The times that I’ve experienced major spiritual breakthroughs are rarely when I’m with others, although the circumstances and interactions certainly may orchestrate the launch pad. It’s only when I retreat into my inner world that I’m ushered through another threshold by whatever means arrive. Silence, the abject beauty of the night sky, the words of a poem, the stroke of my paintbrush, and the quiet feeling comes that something is now different or renewed.

I’m a confirmed introvert, almost off the scale. I must have those empty spaces of remembering, engaging the Internal Constant always there with me…or I suffer. I’ve always wondered how extroverts do it in the ongoing involvement with people they thrive on. How does the break appear proactively, not being forced into it by circumstance?

In mainstream Western society, the need for retreat and being alone—even if only a few hours or days—is often misunderstood. It can be thought of as an act of withholding or selfishness. In reality, for a major portion of this society, it’s the gift they need to give themselves in order to be whole in the world. Also the allowance for easing back into the places and spaces usually frequented so as not to be shocked and overwhelmed by the contrast. It’s not a luxury. It’s necessary…and often the ground of change.
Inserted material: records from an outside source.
+                            *(uint4*)(stg + l * 128 + (((4 * c + 2 * gp + h) ^ (l & 7)) << 4)) = o[c][gp];
+                }
+                asm volatile("" ::: "memory");
+                const int j = lane & 7, l0 = lane >> 3, l1 = 8 + (lane >> 3);
+                const uint4 v0 = *(const uint4*)(stg + l0 * 128 + ((j ^ (l0 & 7)) << 4));
+                const uint4 v1 = *(const uint4*)(stg + l1 * 128 + ((j ^ (l1 & 7)) << 4));
+#pragma unroll
+                for (int k = 0; k < 2; ++k) {
+                    const int l = k ? l1 : l0;
+                    const int qs = tile * 32 + 16 * m + l;
+                    const int sy = fast_div(qs, inv_PW), sx = qs - sy * D2_PW;
+                    if (qs < npair && (j < 4 || 2 * sx + 1 < D2_WO))
+                        *(uint4*)(yu + ((2 * sy + py) * D2_WO + 2 * sx) * D2_CO + j * 8) = k ? v1 : v0;
+                }
+            }
+        };
+        int ti = 0, li = wave;
+        constexpr int PER_TILE = 2;
+        for (int tile = part; tile < ntile; tile += 4, ++ti) {
+            if (next < nunits) {
+#pragma unroll
+                for (int k = 0; k < PER_TILE; ++k, li += 8) glds_one(next, band_next, li);
+            }
+            do_tile(tile, smask[wave][2 * ti][r], smask[wave][2 * ti + 1][r]);
+        }
+        if (next < nunits)
+            for (; li < D2_NBLK; li += 8) glds_one(next, band_next, li);
+        if (STAMP) c2 = __builtin_readcyclecounter();
+        __builtin_amdgcn_s_waitcnt(0x0F70);
+        if (STAMP) c3 = __builtin_readcyclecounter();
+        if (next < nunits) mask_park();
+        __builtin_amdgcn_s_barrier();
+        if (STAMP) {
+            const unsigned long long c4 = __builtin_readcyclecounter();
+            t_issue += c1 - c0; t_tiles += c2 - c1; t_wait += c3 - c2; t_bar += c4 - c3; t_units += 1;
+        }
+    };
+    for (; unit < nunits; unit += 2 * gridDim.x) {
+        do_unit(unit, bandA_, bandB_);
+        if (unit + (int)gridDim.x < nunits) do_unit(unit + gridDim.x, bandB_, bandA_);
+    }
+    if (STAMP && stamps && lane == 0) {
+        unsigned long long* o = stamps + ((long)blockIdx.x * 8 + wave) * 5;
+        o[0] = t_issue; o[1] = t_tiles; o[2] = t_wait; o[3] = t_bar; o[4] = t_units;
+    }
+}
+
+}
+
+namespace hulc_band {
+
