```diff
@@ -1473,6 +1475,9 @@
     HIP_TRY(hipStreamSynchronize(s));
     store_result(h->pin_state[1].hot, h->final_T, &h->converged, &h->nr_iterations, h->final_hessian);
     copy_results_out(h, T_out, converged, nr_iterations, final_hessian);
+    h->stats.passes = h->pin_state[1].hot.passes;
+    h->stats.search_passes = h->pin_state[1].hot.search_passes;
+    h->stats.lm_trials = h->pin_state[1].hot.n_trace;
     h->sharded_active = false;
     h->shard_ctx.reset();
     h->shard_stream = nullptr;
diff --git a/direct_lidar_odometry_amd/csrc/ngicp_handle.h b/direct_lidar_odometry_amd/csrc/ngicp_handle.h
--- a/direct_lidar_odometry_amd/csrc/ngicp_handle.h
+++ b/direct_lidar_odometry_amd/csrc/ngicp_handle.h
@@ -279,6 +279,7 @@
   DevBuf gen_lines;
   int cell_boxes = 0;
   int head = 0;
+  int full_last_pass = 0;
   DevBuf state_alt;
   DevBuf head_ws;
   unsigned long long* pin_ticks = nullptr;
diff --git a/direct_lidar_odometry_amd/csrc/ngicp_pass.h b/direct_lidar_odometry_amd/csrc/ngicp_pass.h
--- a/direct_lidar_odometry_amd/csrc/ngicp_pass.h
+++ b/direct_lidar_odometry_amd/csrc/ngicp_pass.h
@@ -122,6 +122,8 @@
   double final_H[36];
   unsigned long long t_first, t_done;
   float lin_f[12];
+  int lin_unneeded;
+  int search_passes;
 };
 constexpr int kViewXi = 0;
 constexpr int kViewXiF = 24;
@@ -204,6 +206,7 @@
   LmState* st_out;
   int nrows;
   int persist;
+  int pass_honours_word;
   unsigned long long* pass_ticks;
 };
 
@@ -551,6 +554,10 @@
   pose_mul(L.delta, L.x0, L.xi);
 }
 
+__device__ __forceinline__ void set_lin_unneeded(LmHot& L, const LmConfig& cfg) {
+  L.lin_unneeded = (is_converged_dev(L.delta, cfg.rot_eps, cfg.trans_eps) || L.iter + 1 >= cfg.max_iterations) ? 1 : 0;
+}
+
 __device__ __forceinline__ void adopt_new(LmHot& L, const double* sums) {
 #pragma unroll
   for (int r = 0; r < 6; ++r)
@@ -604,6 +611,7 @@
       return false;
     }
     make_trial(L, L.lambda);
+    set_lin_unneeded(L, cfg);
     return false;
   }
 
@@ -637,13 +645,15 @@
       return false;
     }
     make_trial(L, L.lambda);
+    set_lin_unneeded(L, cfg);
     return false;
   }
   return true;
 }
 
-__device__ __forceinline__ void lm_step(LmHot& L, const LmConfig& cfg, const double* sums, double* trace, int max_trace_rows) {
+__device__ __forceinline__ void lm_step(LmHot& L, const LmConfig& cfg, const double* sums, double* trace, int max_trace_rows, const bool searched = true) {
   const bool gn = cfg.optimizer == 0;
+  L.search_passes += searched ? 1 : 0;
   const bool accepted = lm_advance(L, cfg, sums, trace, max_trace_rows);
   if (accepted) {
 #pragma unroll
@@ -666,6 +676,7 @@
         L.nu = 2.0;
         L.trial = 0;
         make_trial(L, L.lambda);
+        set_lin_unneeded(L, cfg);
       }
     }
   }
@@ -716,7 +727,8 @@
   constexpr int kHotWords = (int)(sizeof(LmHot) / 4), kHotPerThread = (kHotWords + kSolveThreads - 1) / kSolveThreads;
   constexpr int kCostPerThread = kMaxOrderGroups / kSolveThreads;
   const int passes_at_entry = PERSIST ? __hip_atomic_load(&st->hot.passes, __ATOMIC_RELAXED, __HIP_MEMORY_SCOPE_AGENT) : st->hot.passes;
-  const bool order_it = a.mode == 0 && a.grp_order && a.nblocks <= kMaxOrderGroups && (PERSIST ? passes_at_entry == 2 : (!AGENT || passes_at_entry < 3 || (passes_at_entry & 3) == 3));
+  const int k4_only_at_entry = (!PERSIST && a.pass_honours_word) ? st->hot.lin_unneeded : 0;
+  const bool order_it = a.mode == 0 && a.grp_order && a.nblocks <= kMaxOrderGroups && !k4_only_at_entry && (PERSIST ? passes_at_entry == 2 : (!AGENT || passes_at_entry < 3 || (passes_at_entry & 3) == 3));
   int hv[kHotPerThread];
 #pragma unroll
   for (int k = 0; k < kHotPerThread; ++k) {
@@ -893,7 +905,7 @@
     } else {
       const LmConfig& cfg = a.cfg;
       NG_SSTAMP(3);
-      lm_step(L, cfg, sums, a.trace, a.max_trace_rows);
+      lm_step(L, cfg, sums, a.trace, a.max_trace_rows, !(a.pass_honours_word && L.lin_unneeded));
       NG_SSTAMP(4);
       NG_SSTAMP(5);
       if (!L.done) {
@@ -980,6 +992,7 @@
   typedef const int __attribute__((address_space(4))) * ConstIntPtr;
   const int done_now = st->hot.done, have_lin_now = st->hot.have_lin;
   const int cur = st->hot.cur, nxt = cur ^ 1;
+  const int lin_unneeded_now = st->hot.lin_unneeded;
   const int order_is_valid = *(ConstIntPtr)(unsigned long long)a.order_valid;
   const int order_entry = ((ConstIntPtr)(unsigned long long)a.grp_order)[blockIdx.x];
   double R[9], t[3];
@@ -990,7 +1003,7 @@
   float Tf[12];
 #pragma unroll
   for (int i = 0; i < 12; ++i) Tf[i] = st->xi_f[i];
-  asm volatile("" ::"s"(done_now), "s"(have_lin_now), "s"(cur), "s"(order_is_valid), "s"(order_entry), "s"(Tf[0]), "s"(Tf[11]), "s"(R[0]), "s"(t[2]));
+  asm volatile("" ::"s"(done_now), "s"(have_lin_now), "s"(cur), "s"(lin_unneeded_now), "s"(order_is_valid), "s"(order_entry), "s"(Tf[0]), "s"(Tf[11]), "s"(R[0]), "s"(t[2]));
   if (!(a.mode & 4) && done_now) return;
 
   const bool do_err = (a.mode & 1) && have_lin_now;
@@ -1012,11 +1025,71 @@
   const unsigned long long t_start = a.grp_cost ? __builtin_amdgcn_s_memtime() : 0ull;
   if (a.dbg_span && threadIdx.x == 0) a.dbg_span[(size_t)blockIdx.x * 4] = __builtin_amdgcn_s_memrealtime();
   if (a.t_first && blockIdx.x == 0 && threadIdx.x == 0 && !have_lin_now) *a.t_first = __builtin_amdgcn_s_memrealtime();
+  if ((a.mode & 64) && lin_unneeded_now) {
+    const int item = group * 4 + wave;
+    double term = 0.0;
+    if (item < a.n_batches) {
+      typedef const int __attribute__((address_space(4))) * ConstBatchPtr;
+      ConstBatchPtr brec = (ConstBatchPtr)(unsigned long long)a.batches + 2 * (size_t)item;
+      const int qbase = brec[0], qcount = brec[1];
+      if (lane < qcount) {
+        const int i = qbase + lane;
+        const float4 sp = a.qpts[i];
+        float4 bp_old = make_float4(0.f, 0.f, 0.f, 0.f);
+        int j_old = -1;
+        double Mold[6] = {0, 0, 0, 0, 0, 0};
+        if (have_lin_now) {
+          bp_old = tpt_old[i];
+          j_old = __float_as_int(bp_old.w);
+        }
+        if (do_err) {
+          const double* M = mahal_old + (size_t)i * 6;
+#pragma unroll
+          for (int e = 0; e < 6; ++e) Mold[e] = M[e];
+        }
+        double k4 = 0.0;
+        if (do_err && j_old >= 0) {
+          const double ax = (double)sp.x, ay = (double)sp.y, az = (double)sp.z;
+          const double tax = R[0] * ax + R[1] * ay + R[2] * az + t[0];
+          const double tay = R[3] * ax + R[4] * ay + R[5] * az + t[1];
+          const double taz = R[6] * ax + R[7] * ay + R[8] * az + t[2];
+          const double ex = (double)bp_old.x - tax, ey = (double)bp_old.y - tay, ez = (double)bp_old.z - taz;
+          if constexpr (ROBUST) k4 = err_term_robust(a.robust_kind, a.robust_c, a.robust_c2, ex, ey, ez, Mold);
+          else k4 = err_term(ex, ey, ez, Mold);
+        }
+        term += k4;
+      }
+    }
+    double* red = S.red;
+    if (lane < 32) red[lane] = term;
+    wave_lds_sync();
+    if (lane < kNumSlots) {
+      double out = 0.0;
+      if (lane == 28)
+        for (int l = 0; l < 32; ++l) out += red[l];
+      wave_total += out;
+      lds[wave][lane] = lane == 28 ? wave_total : 0.0;
+    }
+    __syncthreads();
+    if (threadIdx.x < kNumSlots) {
+      const int v = threadIdx.x;
+      const double val = ((lds[0][v] + lds[1][v]) + lds[2][v]) + lds[3][v];
+      if (FUSED) __hip_atomic_store(a.partials + (size_t)group * kNumSlots + v, val, __ATOMIC_RELAXED, __HIP_MEMORY_SCOPE_AGENT);
+      else a.partials[(size_t)group * kNumSlots + v] = val;
+    }
+    if (a.dbg_span && threadIdx.x == 0) {
+      unsigned long long* d = a.dbg_span + (size_t)blockIdx.x * 4;
+      d[1] = __builtin_amdgcn_s_memrealtime();
+      d[3] = (unsigned long long)(unsigned int)group;
+    }
+    if constexpr (!FUSED) return;
+  } else {
 #define NG_HAVE_LIN have_lin_now
 #define NG_ROBUST ROBUST
 #include "ngicp_pass_group.inc"
 #undef NG_ROBUST
 #undef NG_HAVE_LIN
+  }
   if constexpr (FUSED) {
   if (wave == 0) {
     asm volatile("s_waitcnt vmcnt(0)" ::: "memory");
diff --git a/direct_lidar_odometry_amd/nano_gicp.py b/direct_lidar_odometry_amd/nano_gicp.py
--- a/direct_lidar_odometry_amd/nano_gicp.py
+++ b/direct_lidar_odometry_amd/nano_gicp.py
@@ -55,7 +55,7 @@
                 ("index_build_ms", C.c_double), ("covariance_ms", C.c_double), ("upload_ms", C.c_double), ("voxel_size", C.c_double),
                 ("grid_dims", C.c_int * 3), ("lanes_per_query", C.c_int), ("passes_timed", C.c_int), ("n_src", C.c_longlong), ("n_tgt", C.c_longlong), ("staged_fraction", C.c_double), ("submap_ms", C.c_double),
                 ("device_allocs", C.c_longlong), ("host_wait_spins", C.c_longlong), ("query_ms", C.c_double),
-                ("voxelmap_ms", C.c_double)]
+                ("voxelmap_ms", C.c_double), ("search_passes", C.c_int)]
 
     def as_dict(self):
         d = {k: getattr(self, k) for k, _ in self._fields_}
diff --git a/include/ngicp.h b/include/ngicp.h
--- a/include/ngicp.h
+++ b/include/ngicp.h
@@ -133,6 +133,7 @@
   long long host_wait_spins;
   double query_ms;
   double voxelmap_ms;
+  int search_passes;
 } ngicp_stats;
 int ngicp_get_stats(ngicp_t* h, ngicp_stats* out);
 int ngicp_set_profiling(ngicp_t* h, int on);
```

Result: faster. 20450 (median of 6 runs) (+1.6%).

Categories: Contemplative Life, Healthy Living, Solitude, Spiritual Evolution | Tags: , , , , | 2 Comments

Retrospective, Part II

Several months ago, I was listening to Elizabeth Gilbert’s 2016 interview of Neil Gaiman on her podcast Magic Lessons discussing the creative process and other people’s expectations. If you’ve done something they like, they want you to repeat it. They don’t want you to surprise them with something else. The gallerist who wants a body of work. The publisher who wants a genre. No matter the author has a history of bestsellers. Write outside the genre they’re known for…and the publisher isn’t interested. What they’re really saying they want is consistency without risk to the bottom line…marketability.
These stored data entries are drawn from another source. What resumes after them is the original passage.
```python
@dataclass
class TreeParams:
    max_depth: int = 5
    min_rows: float = 10.0
    min_child_weight: float = 0.0
    reg_lambda: float = 0.0
    reg_alpha: float = 0.0
    gamma: float = 0.0
# ... 25 lines not shown
    THREADS = 1024
    TARGET_WGS = 512
    ROWS_PER_LANE = 16
    ROWS_CAP = 262144
    SYNC_NODE_CAP = 4096
    SEG_TARGET_CHUNKS = 1024
    SEG_LDS_BUDGET = 16 * 1024
    SEG_LDS_BUDGET_WIDE = 64 * 1024
    SCAN_SLOTS = 1
    MEAN_LEAVES_NO_H = True
    BAG_COMPACT = True
    bag_compact = False
    DEEP_DEPTH = 10
    FUSE_MAX_DEPTH = 8
    FUSE_MAX_PREV = 4
    CLOSE_SINGLE_BLOCK = 2048
    DIRECT_MIN_NODES = 2048
    DIRECT_MAX_ELIG = 32.0
    DIRECT_WAVE_ROWS = 512
    PART_WAVE_NODES = 2048
    DIRECT_CHUNKED = True
    PART_BLOCKS = 1024
    FUSE_ROUTE = True
    BUNDLE = True
    PK32 = True
    FUSE_GRAD = False
    CHAIN_BEGIN = True
    LEAF_REPS = 16
    FUSE_FIN = True
    FUSE_FIN_LOCAL = False
    FIN_PROLOGUE = True
    FIN_PROLOGUE_FINAL = False
    PERMUTE_GS = True
    ECODES = True
    LF_MULTI_BLOCK = True
    COLMAJOR_EVERY = 0

    def __init__(self, bm: BinnedMatrix, params: TreeParams, comm=None):
        if not bm.codes.is_cuda:
            raise ValueError("HipTreeBuilder needs device-resident codes")
        self.lib = ops.tree_lib()
        check_layout(self.lib)
        self.bm = bm
        self.p = params
        self.comm = comm
        self.dev = bm.codes.device
# ... 251 lines not shown
        F, nbt = self.F, self.nbt
        Fh, nvb_h, joint, plane_src, feat_plane = self._hist_planes()
        spp = self._params(tree_index)
        sp = self._sp
        comm = self.comm if (self.comm is not None and self.comm.world_size > 1) else None
        p2p = getattr(comm, "p2p", None) if comm is not None else None

        if comm is not None and stat is None:
            comm.all_reduce_(smax, "max")
        s2 = w if p.mode == 0 else h
        link = [self._buf("link0", 4, torch.int32), None]
        T = self.timer.phase
        if not chain:
            with T("tree_begin"):
                self.begin(smax, tree_index)
        pk_boost = chain and self.pk_in_boost
        full_prev = None
        max_depth = p.max_depth
        final_ctl = self.ctl[max_depth % 2]
        max_nodes = 1
        fuse = self.fuse_route
        nid16 = self.nid16 is not None
        nid_buf = self.nid16 if nid16 else (self.nid, self.nid2)
        part_prev = None
        pend = None
        for d in range(max_depth):
            cur, nxt = d % 2, (d + 1) % 2
            ctl_cur, ctl_nxt = self.ctl[cur], self.ctl[nxt]
            if max_nodes > self.SYNC_NODE_CAP:
                n_now, s_now = [int(v) for v in ctl_cur[:2].tolist()]
                self.stats["host_syncs"] += 1
                if n_now == 0:
                    final_ctl = ctl_cur
                    break
                max_nodes, max_slots = n_now, s_now
            else:
                max_slots = 1 if d == 0 else max(1, max_nodes // 2)
            last = d == max_depth - 1
            plan = self.plan_level(max_slots)
            l0_copies = d == 0 and grad_fuse is None and self.L0_COPIES in (4, 8)
            if l0_copies:
                plan = self.plan_l0()
            built = self._buf("built", max_slots * self.per_node, torch.int64)
            full_cur = None if last else self._buf(f"full{cur}", max_nodes * self.per_node, torch.int64)
            sp.depth = d
            sp.children_leaves = 1 if last else 0
# ... 45 lines not shown
                                                         P(self.qscale), spp, nbt, P(fbest), ctypes.addressof(lvo),
                                                         P(self._fin_ticket), P(feat_plane), st),
                              "reduce_split_fin")
                elif rs:
                    ops.check(lib.h2omx_reduce_split(P(partials), wgpg, fg, slot_lo, slot_cnt, P(full_prev),
                                                     P(full_cur), P(ctl_cur), P(link[cur]), P(bm.nvb),
                                                     P(tree_fmask), P(self.qscale), spp, nbt, P(fbest),
                                                     P(feat_plane), st),
                              "reduce_split")
                else:
                    ops.check(lib.h2omx_hist_reduce(P(partials), n_groups, wgpg, fg, F, nbt, slot_lo, slot_cnt,
                                                    P(ctl_cur), P(built), st), "hist_reduce")
            hist_elems = plan["slot_cnt"] * plan["fg"] * nbt
            partials = self._buf("partials", plan["n_groups"] * plan["wgpg"] * hist_elems, torch.int64)
            for ps in range(plan["passes"]):
                slot_lo = ps * plan["slot_cnt"]
                with T("hist"):
                    if d > 0 and pend is not None:
                        ops.check(lib.h2omx_hist_build_route_fin(
                            P(bm.codes), bm.npad, P(None if (d == 1 and self.implicit_root) else nid_buf[(d - 1) % 2]),
                            P(part_prev), P(ctl_nxt), P(nid_buf[d % 2]), P(ctl_cur), P(nvb_h), P(self.qscale),
                            Fh, nbt, plan["fg"], plan["n_groups"], plan["wgpg"], plan["slot_cnt"],
                            self.ROWS_PER_LANE, plan["threads"], P(self.pk),
                            (4 if self.pk32 else 2) + (64 if nid16 else 0), P(partials), *pend["args"],
                            P(joint), P(plane_src), st),
                            "hist_build_route_fin")
                        pend = None
                    elif d > 0 and fuse and self._fused_level(d):
                        ops.check(lib.h2omx_hist_build_route(
                            P(bm.codes), bm.npad, P(None if (d == 1 and self.implicit_root) else nid_buf[(d - 1) % 2]),
                            P(part_prev), P(ctl_nxt),
                            P(nid_buf[d % 2]), 1 if ps == 0 else 0, P(ctl_cur), P(nvb_h), P(self.qscale), Fh, nbt,
                            plan["fg"], plan["n_groups"], plan["wgpg"], slot_lo, plan["slot_cnt"],
                            self.ROWS_PER_LANE, plan["threads"], P(self.pk),
                            (4 if self.pk32 else 2) + (64 if nid16 else 0),
                            P(partials), P(joint), P(plane_src), st),
                            "hist_build_route")
                    elif d == 0 and grad_fuse is not None:
                        gf = grad_fuse
                        ops.check(lib.h2omx_hist_build_grad(
                            P(bm.codes), bm.npad, P(ctl_cur), P(nvb_h), P(self.qscale), tree_index & 0x7FFFFFFF,
                            Fh, nbt, plan["fg"], plan["n_groups"], plan["wgpg"], plan["slot_cnt"],
                            self.ROWS_PER_LANE, plan["threads"], P(self.pk), P(partials), P(gf["F"]), P(gf["y"]),
                            P(self.nid), P(self.tree_buf), self.capacity, P(g), P(h), 1 if gf["apply"] else 0,
                            0 if p.mode == 0 else 1, 0 if self.pk32 else 1, ctypes.addressof(gf["gp"]),
                            P(joint), P(plane_src), st),
                            "hist_build_grad")
                    else:
                        ops.check(lib.h2omx_hist_build(
                            P(bm.codes), bm.npad, P(g), P(s2),
                            P(None if (d == 0 and self.implicit_root) else (nid_buf[d % 2] if fuse else self.nid)),
                            P(link[cur]), P(ctl_cur), P(nvb_h),
                            P(self.qscale), tree_index & 0x7FFFFFFF, Fh, nbt, plan["fg"], plan["n_groups"],
                            plan["wgpg"], slot_lo, plan["slot_cnt"], self.ROWS_PER_LANE, plan["threads"],
                            P(self.slot16), P(self.pk),
                            ((6 if pk_boost else 1 + (2 if self.pk32 else 0)) if d == 0
                             else 2 + (2 if self.pk32 else 0))
                            + ({8: 16, 4: 32}.get(self.L0_COPIES, 0) if l0_copies else 0),
# ... 15 lines not shown
                    spc = type(sp).from_buffer_copy(sp)
                    pro_args = (P(fbest), ctypes.addressof(spc), ctypes.addressof(lvo), max_nodes)
                    if pro == "hist":
                        pend = dict(args=pro_args, keep=(spc, lvo, fbest, nl, nsplit, self._bufs.get("fbcat")))
                elif fuse_p2p:
                    ops.check(lib.h2omx_node_best_finalize_p2p(p2p.desc_ptr, P(ctl_cur), spp, nbt,
                                                               ctypes.addressof(lvo), st), "node_best_finalize_p2p")
                else:
                    ops.check(lib.h2omx_level_finalize(P(fbest), P(ctl_cur), spp, nbt, ctypes.addressof(lvo),
                                                       max_nodes, self._lf_tiles(max_nodes), st), "level_finalize")
            win = min(3 * max_nodes, self.capacity)
            with T("partition"):
                if fuse and last:
                    rg = self.regrad if (chain and w is None) else None
                    leaf16 = chain and nid16
                    self.leaf16_buf = nid_buf[(d + 1) % 2] if leaf16 else None
                    pf_args = (P(bm.codes), bm.npad, P(nid_buf[d % 2]),
                               P(self.leaf16_buf if leaf16 else self.nid),
                               P(part), nbt, P(g), P(h), P(w), P(self.qscale),
                               self.capacity, P(self.leaf_acc), P(ctl_cur), P(ctl_nxt),
                               self.part_blocks, P(rg[0] if rg else None),
                               P(rg[1] if rg else None),
                               ctypes.addressof(rg[2]) if rg else None,
                               (3 if leaf16 else 1) if nid16 else 0,
                               P(rg[3] if rg else None))
                    if pro == "final":
                        ops.check(lib.h2omx_partition_final_fin(*pf_args, *pro_args, st),
                                  "partition_final_fin")
                    else:
                        ops.check(lib.h2omx_partition_final(*pf_args, st), "partition_final")
                elif fuse and not self._fused_level(d + 1):
                    pr_args = (P(bm.codes), bm.npad, P(nid_buf[d % 2]), P(nid_buf[(d + 1) % 2]), P(part), nbt,
                               P(ctl_cur), P(ctl_nxt), self.part_blocks, P(self.slot16), 3 if nid16 else 0)
                    if pro == "route":
                        ops.check(lib.h2omx_partition_route_fin(*pr_args, *pro_args, st),
                                  "partition_route_fin")
                    else:
                        ops.check(lib.h2omx_partition_route(*pr_args, st), "partition_route")
                elif not fuse:
                    ops.check(lib.h2omx_partition(P(bm.codes), bm.npad, P(self.nid), P(part), nbt, P(g), P(h),
                                                  P(w), P(self.qscale), self.capacity, P(self.leaf_acc),
                                                  P(ctl_cur), P(ctl_nxt), win, self.part_blocks, 1 if last else 0,
                                                  P(None if last else self.slot16), st),
                              "partition")
            part_prev = part
            full_prev = full_cur
            max_nodes = next_nodes
        leaf_p2p = p2p is not None and self.gbound is None and self.capacity * 3 * 8 * p2p.world <= p2p.cap
        if comm is not None and not leaf_p2p:
            with T("allreduce"):
                comm.all_reduce_(self.leaf_acc)
        with T("leaf"):
            if leaf_p2p:
                ops.check(lib.h2omx_leaf_finalize_p2p(p2p.desc_ptr, P(self.leaf_acc), P(final_ctl), P(self.qscale),
                                                      spp, P(self.tree_buf), self.capacity, 1 if chain else 0,
                                                      P(smax if chain else None), p.mode,
                                                      self.max_rows_per_wg if chain else 0,
                                                      P(self.ctl[0] if chain else None),
                                                      P(link[0] if chain else None), self.row_base,
                                                      P(self.tree_ctr if chain else None), st), "leaf_finalize_p2p")
                comm.stats["p2p_calls"] += 1
                comm.stats["p2p_bytes"] += self.capacity * 3 * 8
            elif chain:
                ops.check(lib.h2omx_leaf_finalize_begin(P(self.leaf_acc), P(final_ctl), P(self.qscale), spp,
                                                        P(self.tree_buf), self.capacity, P(smax), p.mode,
# ... 392 lines not shown
```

Gaiman told a story. There are two types of writers: dolphins or otters. Dolphins are very good at doing tricks a trainer wants them to do — in exchange for a fish. They’ll do it over and over again. There’s some banter about the dolphin living in captivity and being very good about training the trainer to get what the dolphin wants. It all sounds like manipulation to me.

Then there’s the otter. No one can train an otter. Why would you want to do the things you just did when there’s the next thing to be done? That’s why there aren’t any otter shows…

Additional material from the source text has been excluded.